Searching for Success
The failure of Corgentech's (www.corgentech.com) edifoligide (E2F Decoy) in Phase III trials led to the company's decision to cease development of the drug, which had been in development with Bristol Myers Squibb to prevent vein graft failure following coronary artery bypass graft surgery.
Corgentech will continue to pursue development of its other transcription factor decoys, oligo drugs focused initially on the treatment of inflammatory diseases and cancer.
Producing oligos for Corgentech's E2F clinical trials was a major focus of the manufacturing activity at Avecia Biotechnology's (www.avecia.com) Grangemouth, Scotland facility. Following the release of the negative study results, Avecia announced the closing of its Grangemouth site. It is consolidating its oligo manufacturing activities at its facility in Milford, MA.
Recently, Avecia entered a manufacturing agreement with Pfizer to produce clinical and commercial quantities of the active pharmaceutical ingredient for ProMune, an anticancer drug licensed to Pfizer by Coley Pharmaceutical Group. Avecia will focus on process development and optimization, scale-up, and process validation in applying its solid-phase amidite technology to produce ProMune.
Driving efforts to make large-scale cGMP synthesis of oligos more efficient and cost effective is the continued hope that DNA drugs now in the development pipeline will establish themselves as effective therapeutics in the clinic and in the marketplace.
Coley's lead compound is one such drug. ProMune is an agonist of Toll-like receptor (TLR) 9 and is in late Phase II clinical studies for the treatment of advanced non-small cell lung cancer, malignant melanoma, and cutaneous T-cell lymphoma.
ProMune is composed of unmethylated, synthetic CpG sequences that mimic a pattern of nucleotides commonly found in the DNA of bacteria and viruses, and it can bind to and activate TLR 9 to induce a T-cell and B-cell based immune response against malignant cells.
Other oligo drugs in development include Hybridon's (www.hybridon.com) IMOxine, a second-generation synthetic oligonucleotide agonist of TLR 9.
In April, Hybridon presented data from two preclinical studies in tumor models that demonstrated the drug's antitumor activity and its ability to enhance the effects of chemotherapy, radiation, and antibody therapy and to enhance the immunological response to and antitumor activity of peptide cancer vaccines. IMOxine is currently in a Phase II trial as a monotherapy to treat patients with renal cell carcinoma.
Dynavax Technologies (www.dynavax. com) is developing short, immunostimulatory DNA sequences for three clinical indications: linked to allergens for the treatment of allergies and asthma; linked to antigens to enhance prophylactic and therapeutic vaccines and immunotherapy of cancer; and as treatments for infectious and inflammatory diseases.
In March, Dynavax reported data from a Phase I trial of its AIC ragweed allergy immunotherapeutic showing a clinically significant improvement in symptoms and a reduction in medication usage compared to placebo.
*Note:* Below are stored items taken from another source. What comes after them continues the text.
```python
class Engine:

    def __init__(self, device: int = 0):
        self.lib = _lib.load()
        self.device = int(device)
        h = _lib.c_ctx()
        rc = self.lib.vtts_create(self.device, C.byref(h))
        if rc != 0:
            msg = self.lib.vtts_last_error(None)
            raise _lib.VttsError(rc, msg.decode() if msg else "?")
        self.h = h
        self._hifigan_key = None
        self._acoustic_key = None
        self._duration_key = None
        self._mel_fb = None
        self._denoise_bias = None

    def close(self):
        if getattr(self, "h", None):
            self.lib.vtts_destroy(self.h)
            self.h = None

    def __del__(self):
        try:
            self.close()
        except Exception:
            pass

    def _ck(self, rc):
        _lib.check(self.h, rc)

    def device_info(self) -> dict:
        sm, ma, mi, hb = C.c_int(), C.c_int(), C.c_int(), C.c_int64()
        self._ck(self.lib.vtts_device_info(self.h, C.byref(sm), C.byref(ma), C.byref(mi), C.byref(hb)))
        return dict(sm_count=sm.value, cc=(ma.value, mi.value), hbm_bytes=hb.value)

    def launch_count(self) -> int:
        return int(self.lib.vtts_launch_count(self.h))

    def last_stage_ms(self, stage: int) -> float:
        ms = C.c_float()
        self._ck(self.lib.vtts_last_stage_ms(self.h, stage, C.byref(ms)))
        return float(ms.value)

    def set_precision(self, mode) -> None:
        m = PRECISIONS.get(mode, mode)
        self._ck(self.lib.vtts_set_precision(self.h, int(m)))
        self._denoise_bias = None

    def debug_conv1d(self, precision, x_t, w_t, bias_t, k, dil, pre_slope=1.0, resid_t=None, len_t=None):
        import torch
        B, T, Cin = x_t.shape
        Cout = w_t.shape[2]
        out = torch.empty((B, T, Cout), dtype=torch.float32, device=x_t.device)
        m = PRECISIONS.get(precision, precision)
        self._ck(self.lib.vtts_debug_conv1d(self.h, int(m), _ptr(x_t), _ptr(w_t), _ptr(bias_t), _ptr(resid_t), _ptr(len_t),
                                            B, T, Cin, Cout, int(k), int(dil), float(pre_slope), _ptr(out)))
        return out

    POST_ACTS = {"none": 0, "tanh": 1, "relu": 2}

    def debug_conv_dispatch(self, precision, xs, ws, biases, k, dil=1, bns=None, resids=None, post_act="none", len_t=None, outs=None):
        import torch
        n = len(xs)
        B, T, Cin = xs[0].shape
        Cout = ws[0].shape[2]
        if outs is None:
            outs = [torch.empty((B, T, Cout), dtype=torch.float32, device=xs[0].device) for _ in range(n)]

        def arr(ts):
            return None if ts is None else (C.c_void_p * n)(*[_ptr(t) for t in ts])

        m = PRECISIONS.get(precision, precision)
        self._ck(self.lib.vtts_debug_conv_dispatch(self.h, int(m), n, arr(xs), arr(ws), arr(biases), arr(bns), arr(resids), arr(outs),
                                                   _ptr(len_t), B, T, Cin, Cout, int(k), int(dil), self.POST_ACTS[post_act]))
        return outs

    def debug_pair(self, x_t, w1_t, b1_t, w2_t, b2_t, k, dil, slope=0.1, len_t=None):
        import torch
        B, T, Cc = x_t.shape
        out = torch.empty_like(x_t)
        self._ck(self.lib.vtts_debug_pair(self.h, _ptr(x_t), _ptr(w1_t), _ptr(b1_t), _ptr(w2_t), _ptr(b2_t), _ptr(len_t),
                                          B, T, Cc, int(k), int(dil), float(slope), _ptr(out)))
        return out

    HIFIGAN_LAYERS = 18

    def debug_hifigan_layer(self, layer, xs, outs, n_frames_t=None, T=None):
        scale = [1, 1, 8, 64, 128] + [8] * 3 + [64] * 3 + [128] * 3 + [256] * 3 + [256]
        B, rows = xs[0].shape[:2]
        if T is None:
            T = rows // scale[layer]
        arr = lambda ts: (C.c_void_p * len(ts))(*[_ptr(t) for t in ts])
        self._ck(self.lib.vtts_debug_hifigan_layer(self.h, int(layer), arr(xs), arr(outs), _ptr(n_frames_t), int(B), int(T)))
        return outs

    PAIR_KERNELS = {"smem": 0, "tmem": 1, "smem2": 2}

    def set_fused_pairs(self, on: bool, kind: str | None = None):
        flags = 0x200 | ((1 if on else 0) << 10)
        if kind is not None:
            flags |= 0x800 | (self.PAIR_KERNELS[kind] << 12)
        self._ck(self.lib.vtts_debug_tc_stats(self.h, flags, None))
        self._denoise_bias = None

    def tc_stats(self, enable=True):
        out = np.zeros((256, 16), np.int64)
        self._ck(self.lib.vtts_debug_tc_stats(self.h, 1 if enable else 0, _ptr(out)))
        return out

    SUBSTAGES = {1: "acoustic.encoder", 2: "acoustic.upsample", 3: "acoustic.cond_gemm", 4: "acoustic.decoder_scan",
                 5: "acoustic.projection", 6: "acoustic.postnet", 9: "hifigan.conv_pre", 10: "hifigan.stage0", 11: "hifigan.stage1",
                 12: "hifigan.stage2", 13: "hifigan.stage3", 14: "hifigan.conv_post", 17: "teacher.encoder_upsample",
                 18: "teacher.prenet_hoisted_gemm", 19: "teacher.zoneout_scan", 20: "teacher.projection_postnet"}

    def substages(self, enable=True) -> dict:
        out = np.zeros(24, np.float32)
        self._ck(self.lib.vtts_debug_substages(self.h, 1 if enable else 0, _ptr(out)))
        return {name: float(out[i]) for i, name in self.SUBSTAGES.items() if out[i] > 0}

    def _load(self, fn, pack, src):
        blob = pack(src) if isinstance(src, dict) else src
        n = int(blob.size if isinstance(blob, np.ndarray) else blob.numel())
        if isinstance(blob, np.ndarray):
            blob = _np(blob, np.float32)
        self._ck(fn(self.h, _ptr(blob), n))

    def load_hifigan(self, params, key=None):
        self._load(self.lib.vtts_load_hifigan, weights.pack_hifigan, params)
        self._hifigan_key = key if key is not None else object()
        self._denoise_bias = None

    def load_acoustic(self, ckpt, key=None):
        self._load(self.lib.vtts_load_acoustic, weights.pack_acoustic, ckpt)
        self._acoustic_key = key if key is not None else object()

    def load_duration(self, ckpt, key=None):
        self._load(self.lib.vtts_load_duration, weights.pack_duration, ckpt)
        self._duration_key = key if key is not None else object()

    def broadcast_weights(self, nccl_comm, root: int, is_root: bool, stream=None):
        self._ck(self.lib.vtts_broadcast_weights(self.h, nccl_comm, int(root), 1 if is_root else 0, stream))
        self._denoise_bias = None
        if not is_root:
            self._hifigan_key = self._acoustic_key = self._duration_key = object()

    def load_mel_filterbank(self, fb=None):
        fb = _np(weights.mel_filterbank() if fb is None else fb, np.float32, (config.MEL_DIM, config.N_FFT // 2 + 1), "filterbank").copy()
        self._mel_fb = None
        self._ck(self.lib.vtts_load_mel_filterbank(self.h, _ptr(fb), fb.shape[0], fb.shape[1]))
        self._mel_fb = fb

    def mel2wave(self, mel, n_frames=None, out=None) -> np.ndarray:
        mel = _np(mel, np.float32)
        if mel.ndim != 3 or mel.shape[2] != config.MEL_DIM:
            raise ValueError(f"mel must be [B,T,{config.MEL_DIM}], got {mel.shape}")
        B, T, _ = mel.shape
        nf = None if n_frames is None else _np(n_frames, np.int32, (B,), "n_frames")
        if out is not None and (out.shape != (B, T * config.HOP) or out.dtype != np.float32 or not out.flags.c_contiguous):
            raise ValueError(f"out must be C-contiguous float32 {(B, T * config.HOP)}")
        wav = out if out is not None else np.empty((B, T * config.HOP), np.float32)
        self._ck(self.lib.vtts_mel2wave_host(self.h, _ptr(mel), _ptr(nf), B, T, _ptr(wav)))
        return wav

    STREAM_HALO = 16

    def mel2wave_stream(self, mel, chunk_frames: int = 32, halo: int | None = None):
        mel = _np(mel, np.float32)
        if mel.ndim == 3:
            if mel.shape[0] != 1:
                raise ValueError("mel2wave_stream takes one utterance ([T,80] or [1,T,80])")
            mel = mel[0]
        if mel.ndim != 2 or mel.shape[1] != config.MEL_DIM:
            raise ValueError(f"mel must be [T,{config.MEL_DIM}], got {mel.shape}")
        halo = self.STREAM_HALO if halo is None else int(halo)
        if chunk_frames < 1 or halo < 0:
            raise ValueError("chunk_frames >= 1 and halo >= 0 required")
        T = mel.shape[0]
        for t0 in range(0, T, chunk_frames):
            t1 = min(T, t0 + chunk_frames)
            a, b = max(0, t0 - halo), min(T, t1 + halo)
            wav = self.mel2wave(mel[None, a:b])[0]
            yield wav[(t0 - a) * config.HOP: (t1 - a) * config.HOP]

    def open_vocoder_stream(self, max_streams: int, max_chunk_frames: int) -> "VocoderStream":
        return VocoderStream(self, max_streams, max_chunk_frames)

    def open_acoustic_stream(self, max_streams: int, max_chunk_frames: int, max_frames: int, max_tokens: int, seed=None, rng=None,
                             masks: bool = False) -> "AcousticStream":
        return AcousticStream(self, max_streams, max_chunk_frames, max_frames, max_tokens, seed=seed, rng=rng, masks=masks)

    def open_tts_stream(self, max_streams: int, max_chunk_frames: int, max_frames: int, max_tokens: int = 1024, seed=None,
                        rng=None, output_rate=None, denoise=None, meter=False, semitones=None, tempo=None, limit=None,
                        gain_db=0.0, eq=None, compress=None, deess=None) -> "TtsStream":
        return TtsStream(self, max_streams, max_chunk_frames, max_frames, max_tokens, seed=seed, rng=rng, output_rate=output_rate,
                         denoise=denoise, meter=meter, semitones=semitones, tempo=tempo, limit=limit, gain_db=gain_db, eq=eq,
                         compress=compress, deess=deess)

    def tts_plan(self, tokens, lengths=None, silence_duration=-1.0):
        tokens = _np(tokens, np.int32)
        if tokens.ndim != 2:
            raise ValueError("tokens must be [B,L]")
        B, L = tokens.shape
        lens = None if lengths is None else _np(lengths, np.int32, (B,), "lengths")
        sec = np.empty((B, L), np.float32)
        frames = np.empty((B, L), np.float32)
        nf = np.empty(B, np.int32)
        ne = np.empty(B, np.int32)
        self._ck(self.lib.vtts_tts_plan(self.h, _ptr(tokens), _ptr(lens), B, L, float(silence_duration), _ptr(sec), _ptr(frames),
                                        _ptr(nf), _ptr(ne)))
        return sec, frames, nf, ne

    def get_precision(self) -> int:
        return int(self.lib.vtts_get_precision(self.h))

    def _acoustic_args(self, tokens, dur_frames, lengths, n_frames, masks, seed, rng=None):
        ref_seed = None if rng is None else _rng_seed(rng, masks, seed)
        tokens = _np(tokens, np.int32)
        if tokens.ndim != 2:
            raise ValueError("tokens must be [B,L]")
        B, L = tokens.shape
        dur = _np(dur_frames, np.float32, (B, L), "durations")
        lens = None if lengths is None else _np(lengths, np.int32, (B,), "lengths")
        if n_frames is None:
            from .nat.text2mel import frame_count
            nf = np.array([frame_count(dur[b, : (L if lens is None else lens[b])]) for b in range(B)], np.int32)
        else:
            nf = _np(n_frames, np.int32, (B,), "n_frames")
        N = int(nf.max())
        if N < 1:
            raise ValueError("durations sum to less than one frame")
        if ref_seed is not None:
            return tokens, dur, lens, nf, N, None, DROPOUT_REFERENCE, ref_seed
        if masks is not None:
# ... 1206 lines not shown
```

The company anticipates initiating a pivotal Phase III trial in early 2006 and hopes to begin a supportive Phase II trial in a pediatric indication in the first half of 2005.
At its large-scale oligo manufacturing plant in Cincinnati, OH, Girindus (www.girindus.com) produces REP 9, Replicor's (www.replicor.com) lead antiviral drug candidate. REP 9 is an oligo drug designed to combat viral infections such as HIV, hepatitis B, herpes, respiratory syncytial virus, influenza, and Ebola virus. Girindus is applying its solution-phase synthesis technology to produce oligos at ton scale.